Quality Checking your Spatial Data

Quality Checking your Spatial Data

I have made many dangerous statements throughout my career; for example raising the overpressure zone alarm during a drilling operation when no such risks were predicted during planning stage. It is a difficult thing to stand your ground when the majority of opinion is against you. Having a solid list of proofs and evidences is always a good thing to keep in your arsenal. My best record in this field is when I announced in a meeting that an unbelievably large quantity of well coordinates in the corporate database are in error, thus deeming most of the associated data to be unusable. In this text I will try to elaborate on what method and tools I used to get to that conclusion.

There are two basic components in positioning: a coordinate and a coordinate system. A correct position must have these two fields populated and verified and the coordinate system identifiable to a valid one. The familiar Cartesian system is easy to understand and relate to, but not everybody knows what is a WGS 1972.

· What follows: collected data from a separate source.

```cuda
int launch_tc_wide_train(const Fp32Args& a, const WidePlan& plan, unsigned char* scratch, cudaStream_t stream) {
  const Geo& g = a.geo;
  WideArgs p{};
  p.x = a.x; p.x_dtype = a.x_dtype; p.params = a.params; p.packed = a.packed; p.lengths = a.lengths; p.y = a.y;
  p.apply_mask = 1; p.out_scale = 1.0f;
  p.target = a.target; p.conf = a.conf; p.d_y = a.d_y; p.loss_kind = a.loss_kind; p.train_mode = a.mode;
  p.scratch = scratch; p.loss_partials = a.loss_partials;
  p.step_dev = a.step_dev; p.epoch_dev = a.epoch_dev;
  p.wv = a.wv;
  wide_common(p, g, plan, a.B, a.T);
  const size_t smem = plan.smem;
  const int grid = plan.grid;
  wide_forward_stages(p, g);
  auto* fwd = p.wv.win_start ? conv_tc_wide_kernel<1, true> : conv_tc_wide_kernel<1>;
  if (int rc = ensure_dyn_smem(reinterpret_cast<const void*>(fwd), smem)) return rc;
  CUtensorMap fmap, bmap;
  if (int rc = wide_weight_map(a.packed + g.tf_off[0], g.td_off[0] - g.tf_off[0], &fmap)) return rc;
  fwd<<<grid, kWideThreads, smem, stream>>>(p, fmap);
  count_launch();
  if (int rc = check_launch("conv_tc_wide_kernel<train fwd>")) return rc;
  if (int rc = wide_weight_map(a.packed + g.td_off[1], g.tfl_off[0] - g.td_off[1], &bmap)) return rc;
  p.n_stages = 3;
  for (int j = 0; j < 3; ++j) {
    const int l = 3 - j;
    p.st[j].KS = g.np_[l] >> 4; p.st[j].N = g.kp[l]; p.st[j].row0 = (int)((g.td_off[l] - g.td_off[1]) >> 7); p.st[j].layer = l;
  }
  if (int rc = ensure_dyn_smem(reinterpret_cast<const void*>(conv_tc_wide_kernel<2>), smem)) return rc;
  conv_tc_wide_kernel<2><<<grid, kWideThreads, smem, stream>>>(p, bmap);
  count_launch();
  if (int rc = check_launch("conv_tc_wide_kernel<dgrad>")) return rc;
  WgradArgs w{};
  w.scratch = scratch; w.tile_bytes = p.tile_bytes;
  for (int l = 0; l < 4; ++l) { w.act_off[l] = p.act_off[l]; w.dz_off[l] = p.dz_off[l]; }
  w.n_tiles = p.n_tiles; w.partials = a.partials; w.geo = g;
  w.n_items = wide_wgrad_items(g, w.items);
  if (w.n_items <= 0) { set_error("wide wgrad: too many work items"); return B2H_ESHAPE; }
  w.ksplit = plan.ksplit;
  const size_t wsmem = (size_t)2 * kWgStageBytes + 2 * kWgChunkB;
  if (int rc = ensure_dyn_smem(reinterpret_cast<const void*>(conv_tc_wide_wgrad_kernel), wsmem)) return rc;
  CUtensorMap smap;
  if (int rc = wide_weight_map(reinterpret_cast<const char*>(scratch), (int64_t)p.n_tiles * p.tile_bytes, &smap, kWgBoxRows)) return rc;
// ... 7 lines not shown
```

Measured before the change: 586.1 million.

## Replace fused-Adam grid barrier with sentinel-based per-slice readiness polling

In the fused one-launch training kernel, the full grid barrier before gradient reduction is skipped when the workspace header is 'armed' from the previous step. Consumers instead poll each partial slice for a sentinel value, with relaxed loads and a timeout, and reset slices to the sentinel after reading them. Producers write partials with relaxed stores that scrub any accidental sentinel values, and non-fused kernels disarm the header. This removes the global barrier wait so reduction can start as soon as each slice lands, at the cost of extra polling, extra sentinel writes, and tricky memory-ordering correctness.

```diff
diff --git a/hand_pose_sl_b200/csrc/b2h_capi.cu b/hand_pose_sl_b200/csrc/b2h_capi.cu
--- a/hand_pose_sl_b200/csrc/b2h_capi.cu
+++ b/hand_pose_sl_b200/csrc/b2h_capi.cu
@@ -287,6 +287,7 @@
   a.B = B; a.T = T; a.loss_kind = loss_kind; a.apply_mask = 1; a.mode = mode; a.out_scale = 1.0f; a.geo = g;
   a.step_dev = step_dev;
   a.epoch_dev = epoch_dev;
+  a.ws_hdr = reinterpret_cast<unsigned*>(workspace);
   if (wv) a.wv = *wv;
   if (plan.kernel == B2H_KERNEL_TC_TILE) {
     if (fuse) {
diff --git a/hand_pose_sl_b200/csrc/b2h_common.cuh b/hand_pose_sl_b200/csrc/b2h_common.cuh
--- a/hand_pose_sl_b200/csrc/b2h_common.cuh
+++ b/hand_pose_sl_b200/csrc/b2h_common.cuh
@@ -181,6 +181,7 @@
 
 #define B2H_WS_HEADER 1024
 #define B2H_WS_MAX_CTA 192
+#define B2H_WS_ARMED (4 + B2H_WS_MAX_CTA)
 
 struct FuseAdam {
   int enabled;
@@ -261,6 +262,7 @@
   long long* step_dev;
   long long* epoch_dev;
   FuseAdam fuse;
+  unsigned* ws_hdr;
   int B, T, loss_kind, apply_mask, mode;
   float out_scale;
   Geo geo;
diff --git a/hand_pose_sl_b200/csrc/b2h_conv_fp32.cu b/hand_pose_sl_b200/csrc/b2h_conv_fp32.cu
--- a/hand_pose_sl_b200/csrc/b2h_conv_fp32.cu
+++ b/hand_pose_sl_b200/csrc/b2h_conv_fp32.cu
@@ -131,6 +131,7 @@
   }
   if (TRAIN && p.step_dev && blockIdx.x == 0 && threadIdx.x == 0) *p.step_dev += 1;
   if (TRAIN && p.epoch_dev && blockIdx.x == 0 && threadIdx.x == 0) *p.epoch_dev += 1;
+  if (TRAIN && p.ws_hdr && blockIdx.x == 0 && threadIdx.x == 0) p.ws_hdr[B2H_WS_ARMED] = 0u;
   float* part = TRAIN ? p.partials + (size_t)blockIdx.x * g.P : nullptr;
   float loss_acc = 0.0f;
   bool first = true;
diff --git a/hand_pose_sl_b200/csrc/b2h_train_tc.cuh b/hand_pose_sl_b200/csrc/b2h_train_tc.cuh
--- a/hand_pose_sl_b200/csrc/b2h_train_tc.cuh
+++ b/hand_pose_sl_b200/csrc/b2h_train_tc.cuh
@@ -13,6 +13,7 @@
   float* loss_partials;
   long long* step_dev;
   long long* epoch_dev;
+  unsigned* ws_hdr;
   long long* dbg;
   FuseAdam fuse;
   const long long* win_start; const long long* win_end; long long n_frames; int pad_mode;
@@ -136,6 +137,31 @@
   }
   __syncthreads();
 }
+
+__device__ __forceinline__ uint32_t scrub_sentinel(float v) { const uint32_t w = __float_as_uint(v); return w == kDpSentinel ? 0x7FC00000u : w; }
+__device__ __forceinline__ void st_slice4(float* p, float a, float b, float c, float d) {
+  asm volatile("st.relaxed.gpu.global.v4.b32 [%0], {%1, %2, %3, %4};" ::"l"(p), "r"(scrub_sentinel(a)), "r"(scrub_sentinel(b)),
+               "r"(scrub_sentinel(c)), "r"(scrub_sentinel(d)) : "memory");
+}
+__device__ __forceinline__ void st_slice1(float* p, float a) {
+  asm volatile("st.relaxed.gpu.global.b32 [%0], %1;" ::"l"(p), "r"(scrub_sentinel(a)) : "memory");
+}
+__device__ __forceinline__ float4 ld_slice4(const float* p) {
+  uint32_t a, b, c, d;
+  asm volatile("ld.relaxed.gpu.global.v4.b32 {%0, %1, %2, %3}, [%4];" : "=r"(a), "=r"(b), "=r"(c), "=r"(d) : "l"(p) : "memory");
+  return make_float4(__uint_as_float(a), __uint_as_float(b), __uint_as_float(c), __uint_as_float(d));
+}
+__device__ __forceinline__ float ld_slice1(const float* p) {
+  uint32_t a;
+  asm volatile("ld.relaxed.gpu.global.b32 %0, [%1];" : "=r"(a) : "l"(p) : "memory");
+  return __uint_as_float(a);
+}
+__device__ __forceinline__ bool slice4_missing(const float4& v) {
+  return (__float_as_uint(v.x) == kDpSentinel) | (__float_as_uint(v.y) == kDpSentinel) | (__float_as_uint(v.z) == kDpSentinel) |
+         (__float_as_uint(v.w) == kDpSentinel);
+}
+__device__ __forceinline__ void fence_acq_rel_gpu() { asm volatile("fence.acq_rel.gpu;" ::: "memory"); }
+constexpr long long kSliceWaitCycles = 4000000000LL;
 
 __device__ __forceinline__ void adam_apply(const FuseAdam& f, const Geo& g, const GpSlot& slot, int i, float gr, float m, float v,
                                            float p, float step_size, float inv_bc2_sqrt) {
@@ -299,6 +325,7 @@
   long long step_next = 0, epoch_next = 0;
   unsigned sync_tok = 0;
   int abort_flag = 0;
+  __shared__ __align__(16) unsigned s_rec[4];
   if (TRAIN) {
     if (p.fuse.enabled) {
       step_next = *reinterpret_cast<const volatile long long*>(p.fuse.step_dev) + 1;
@@ -307,9 +334,12 @@
         abort_flag = *reinterpret_cast<volatile int*>(&g_dp_abort);
       }
       sync_tok = *reinterpret_cast<const volatile unsigned*>(p.fuse.hdr) + 1u;
+      if (tid == 0)
+        asm volatile("cp.async.cg.shared.global [%0], [%1], 16;" ::"r"(smem_u32(s_rec)), "l"(p.fuse.hdr + B2H_WS_ARMED) : "memory");
     } else if (blockIdx.x == 0 && tid == 0) {
       if (p.step_dev) *p.step_dev += 1;
       if (p.epoch_dev) *p.epoch_dev += 1;
+      if (p.ws_hdr) p.ws_hdr[B2H_WS_ARMED] = 0u;
     }
   }
   if (TRAIN) zero_buffers();
@@ -353,11 +383,11 @@
 #pragma unroll
         for (int q = 0; q < 8; ++q)
           if (q * 4 < Nw)
-            dst[(size_t)q * cout_l] = make_float4(__uint_as_float(v[k][4 * q]), __uint_as_float(v[k][4 * q + 1]),
-                                                  __uint_as_float(v[k][4 * q + 2]), __uint_as_float(v[k][4 * q + 3]));
-      }
-      if (ch == 1) lp[B2H_KW * g.cout[l] * Nw + co] = __uint_as_float(vb[0]);
-    }
+            st_slice4(reinterpret_cast<float*>(dst + (size_t)q * cout_l), __uint_as_float(v[k][4 * q]), __uint_as_float(v[k][4 * q + 1]),
+                      __uint_as_float(v[k][4 * q + 2]), __uint_as_float(v[k][4 * q + 3]));
+      }
+    }
+    if (ch == 1 && co < round_up(cout_l, 4)) st_slice1(lp + B2H_KW * cout_l * Nw + co, mine ? __uint_as_float(vb[0]) : 0.0f);
   };
 
   for (int tile = blockIdx.x; tile < p.n_tiles; tile += gridDim.x) {
@@ -481,6 +511,10 @@
         __syncwarp();
       }
       B2H_STAMP();
+      if (TRAIN && p.fuse.enabled && l == 0 && tile == (int)blockIdx.x) {
+        if (tid == 0) asm volatile("cp.async.wait_all;" ::: "memory");
+        fence_acq_rel_gpu();
+      }
       mbar_wait(&bar, phase, 20 + l);
       phase ^= 1;
       tc_fence_after();
@@ -759,14 +793,18 @@
 
   if (TRAIN) {
     if (!wg_started) {
+      if (p.fuse.enabled) {
+        if (tid == 0) asm volatile("cp.async.wait_all;" ::: "memory");
+        fence_acq_rel_gpu();
+      }
       float* part = p.partials + (size_t)blockIdx.x * gp_total(g);
-      for (int i = tid; i < gp_total(g); i += kTileThreads) part[i] = 0.0f;
+      for (int i = tid; i < gp_total(g) / 4; i += kTileThreads) st_slice4(part + 4 * i, 0.0f, 0.0f, 0.0f, 0.0f);
     } else {
       readout_pair(0);
       if (!pair1_done) readout_pair(1);
     }
     if (tid == 0 && p.loss_partials)
-      p.loss_partials[blockIdx.x] = (p.loss_kind == B2H_LOSS_L1) ? loss_acc / (float)p.loss_B : loss_acc;
+      st_slice1(p.loss_partials + blockIdx.x, (p.loss_kind == B2H_LOSS_L1) ? loss_acc / (float)p.loss_B : loss_acc);
     B2H_STAMP();
 
     if (p.fuse.enabled) {
@@ -796,24 +834,33 @@
       }
       B2H_MARK(1);
       bool aborted = abort_flag != 0;
-      grid_barrier_flags(f.hdr, sync_tok, tid);
+      if (tid == 0) asm volatile("cp.async.wait_all;" ::: "memory");
+      __syncthreads();
+      const bool armed = s_rec[0] == sync_tok && s_rec[1] == gridDim.x && s_rec[2] == (unsigned)nj;
+      if (!armed) grid_barrier_flags(f.hdr, sync_tok, tid);
       B2H_STAMP();
-      B2H_MARK(2);
-      if (blockIdx.x == 0 && tid == 0) {
-        *reinterpret_cast<volatile unsigned*>(f.hdr) = sync_tok;
-        *p.step_dev = step_next;
-        if (dp) *p.epoch_dev = epoch_next;
-      }
-      if (blockIdx.x == 0 && warp == 7 && f.loss_out) {
-        float sl = 0.f;
-        for (int c = lane; c < (int)gridDim.x; c += 32) sl += __ldcg(p.loss_partials + c);
-#pragma unroll
-        for (int o = 16; o > 0; o >>= 1) sl += __shfl_xor_sync(0xffffffffu, sl, o);
-        if (lane == 0) *f.loss_out = sl;
+      if (blockIdx.x == 0 && warp == 7) {
+        float ls = 0.f;
+        const long long t0 = clock64();
+        for (int c = lane; c < nparts; c += 32) {
+          float* w = p.loss_partials + c;
+          float v = ld_slice1(w);
+          while (__float_as_uint(v) == kDpSentinel) {
+            if (clock64() - t0 > kSliceWaitCycles) { atomicExch(&g_tc_status, 50); break; }
+            __nanosleep(64);
+            v = ld_slice1(w);
+          }
+          *w = __uint_as_float(kDpSentinel);
+          ls += v;
+        }
+#pragma unroll
+        for (int o = 16; o > 0; o >>= 1) ls += __shfl_xor_sync(0xffffffffu, ls, o);
+        if (lane == 0 && f.loss_out) *f.loss_out = ls;
       }
       const long long epoch = epoch_next;
       const size_t ll_src = ((size_t)(epoch & 1) * f.world + f.rank) * nj;
       float4* red4 = reinterpret_cast<float4*>(L.has_ys ? smem + L.ys : smem);
+      B2H_MARK(2);
       for (int jb = j0; jb < j_end; jb += 4096) {
         const int jn = min(j_end, jb + 4096);
         const int ncol = (jn - jb + 3) >> 2;
@@ -822,22 +869,54 @@
         for (int cb = 0; cb < ncol; cb += cpg) {
           const int col = cb + tid % cpg, pg = tid / cpg;
           if (col < ncol && pg < groups) {
-            const float4* src = reinterpret_cast<const float4*>(p.partials + jb + 4 * col);
-            const size_t stride4 = (size_t)nj >> 2;
+            float* src = p.partials + jb + 4 * col;
             float4 acc = make_float4(0.f, 0.f, 0.f, 0.f);
             for (int c = pg; c < nparts; c += kGatherDepth * groups) {
               float4 v[kGatherDepth];
 #pragma unroll
               for (int u = 0; u < kGatherDepth; ++u) {
                 const int cc = c + u * groups;
-                v[u] = (cc < nparts) ? __ldcg(src + (size_t)cc * stride4) : make_float4(0.f, 0.f, 0.f, 0.f);
+                v[u] = (cc < nparts) ? ld_slice4(src + (size_t)cc * nj) : make_float4(0.f, 0.f, 0.f, 0.f);
               }
+              uint32_t miss = 0;
+#pragma unroll
+              for (int u = 0; u < kGatherDepth; ++u) miss |= slice4_missing(v[u]) ? 1u << u : 0u;
+              if (miss) {
+                const long long t0 = clock64();
+                unsigned ns = 32;
+                do {
+                  __nanosleep(ns);
+                  ns = ns < 256 ? 2 * ns : 256;
+                  const int first = __ffs(miss) - 1;
+                  bool landed = false;
+#pragma unroll
+                  for (int u = 0; u < kGatherDepth; ++u)
+                    if (u == first) { v[u] = ld_slice4(src + (size_t)(c + u * groups) * nj); landed = !slice4_missing(v[u]); }
+                  if (!landed) {
+                    if (clock64() - t0 > kSliceWaitCycles) { atomicExch(&g_tc_status, 50); break; }
+                    continue;
+                  }
+#pragma unroll
+                  for (int u = 0; u < kGatherDepth; ++u)
+                    if (u != first && ((miss >> u) & 1u)) v[u] = ld_slice4(src + (size_t)(c + u * groups) * nj);
+                  miss = 0;
+#pragma unroll
+                  for (int u = 0; u < kGatherDepth; ++u) miss |= slice4_missing(v[u]) ? 1u << u : 0u;
+                  if (miss && clock64() - t0 > kSliceWaitCycles) { atomicExch(&g_tc_status, 50); break; }
+                } while (miss);
+              }
+              const float sent = __uint_as_float(kDpSentinel);
+#pragma unroll
+              for (int u = 0; u < kGatherDepth; ++u)
+                if (c + u * groups < nparts) *reinterpret_cast<float4*>(src + (size_t)(c + u * groups) * nj) = make_float4(sent, sent, sent, sent);
 #pragma unroll
               for (int u = 0; u < kGatherDepth; ++u) { acc.x += v[u].x; acc.y += v[u].y; acc.z += v[u].z; acc.w += v[u].w; }
             }
             red4[pg * ncol + col] = acc;
           }
         }
+        if (p.dbg && jb == j0 && blockIdx.x < 192) atomicMax(reinterpret_cast<unsigned long long*>(p.dbg + 128 + 4 * blockIdx.x + 2), (unsigned long long)global_ns());
+        fence_acq_rel_gpu();
         __syncthreads();
         B2H_STAMP();
         const float* red = reinterpret_cast<const float*>(red4);
@@ -901,6 +980,15 @@
           }
         }
         __syncthreads();
+      }
+      if (blockIdx.x == 0 && tid == 0) {
+        volatile unsigned* h = f.hdr;
+        h[0] = sync_tok;
+        h[B2H_WS_ARMED] = sync_tok + 1u;
+        h[B2H_WS_ARMED + 1] = gridDim.x;
+        h[B2H_WS_ARMED + 2] = (unsigned)nj;
+        *p.step_dev = step_next;
+        if (dp) *p.epoch_dev = epoch_next;
       }
       B2H_STAMP();
       B2H_MARK(3);
@@ -1004,7 +1092,7 @@
   TcTileArgs p{};
   p.x = a.x; p.x_dtype = a.x_dtype; p.target = a.target; p.conf = a.conf; p.d_y = a.d_y; p.lengths = a.lengths;
   p.params = a.params; p.packed = a.packed; p.y = a.y; p.partials = a.partials; p.loss_partials = a.loss_partials;
-  p.step_dev = a.step_dev; p.epoch_dev = a.epoch_dev; p.loss_kind = a.loss_kind; p.apply_mask = 1; p.mode = a.mode;
+  p.step_dev = a.step_dev; p.epoch_dev = a.epoch_dev; p.ws_hdr = a.ws_hdr; p.loss_kind = a.loss_kind; p.apply_mask = 1; p.mode = a.mode;
   p.out_scale = 1.0f; p.geo = a.geo;
   p.fuse = a.fuse;
   p.dbg = g_dbg_timing;
diff --git a/hand_pose_sl_b200/csrc/b2h_wide_tc.cuh b/hand_pose_sl_b200/csrc/b2h_wide_tc.cuh
--- a/hand_pose_sl_b200/csrc/b2h_wide_tc.cuh
+++ b/hand_pose_sl_b200/csrc/b2h_wide_tc.cuh
@@ -23,6 +23,7 @@
   long long tile_bytes;
   long long act_off[4], dz_off[4];
   float* loss_partials;
+  unsigned* ws_hdr;
   long long* step_dev; long long* epoch_dev;
   WindowView wv;
 };
@@ -120,6 +121,7 @@
     if (MODE == 1 && blockIdx.x == 0) {
       if (p.step_dev) *p.step_dev += 1;
       if (p.epoch_dev) *p.epoch_dev += 1;
+      if (p.ws_hdr) p.ws_hdr[B2H_WS_ARMED] = 0u;
     }
   }
   fence_proxy_async_smem();
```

Modern positioning systems today give coordinates in the WGS 1984 system and that is what the recent geospatial data are usually stored in. However, legacy data are still very much regarded in value and they are still kept in various arcane coordinate systems. When positioning data is stored in two different systems, the situation provides for a great opportunity to test the potential error in either of the coordinates. Here is an example of such data:

Matt to format table

Table 1: Example of Well Header Spatial Data

To proceed with this method, there are the development tools I normally use pyproj (https://pypi.python.org/pypi/pyproj or pip install pyproj )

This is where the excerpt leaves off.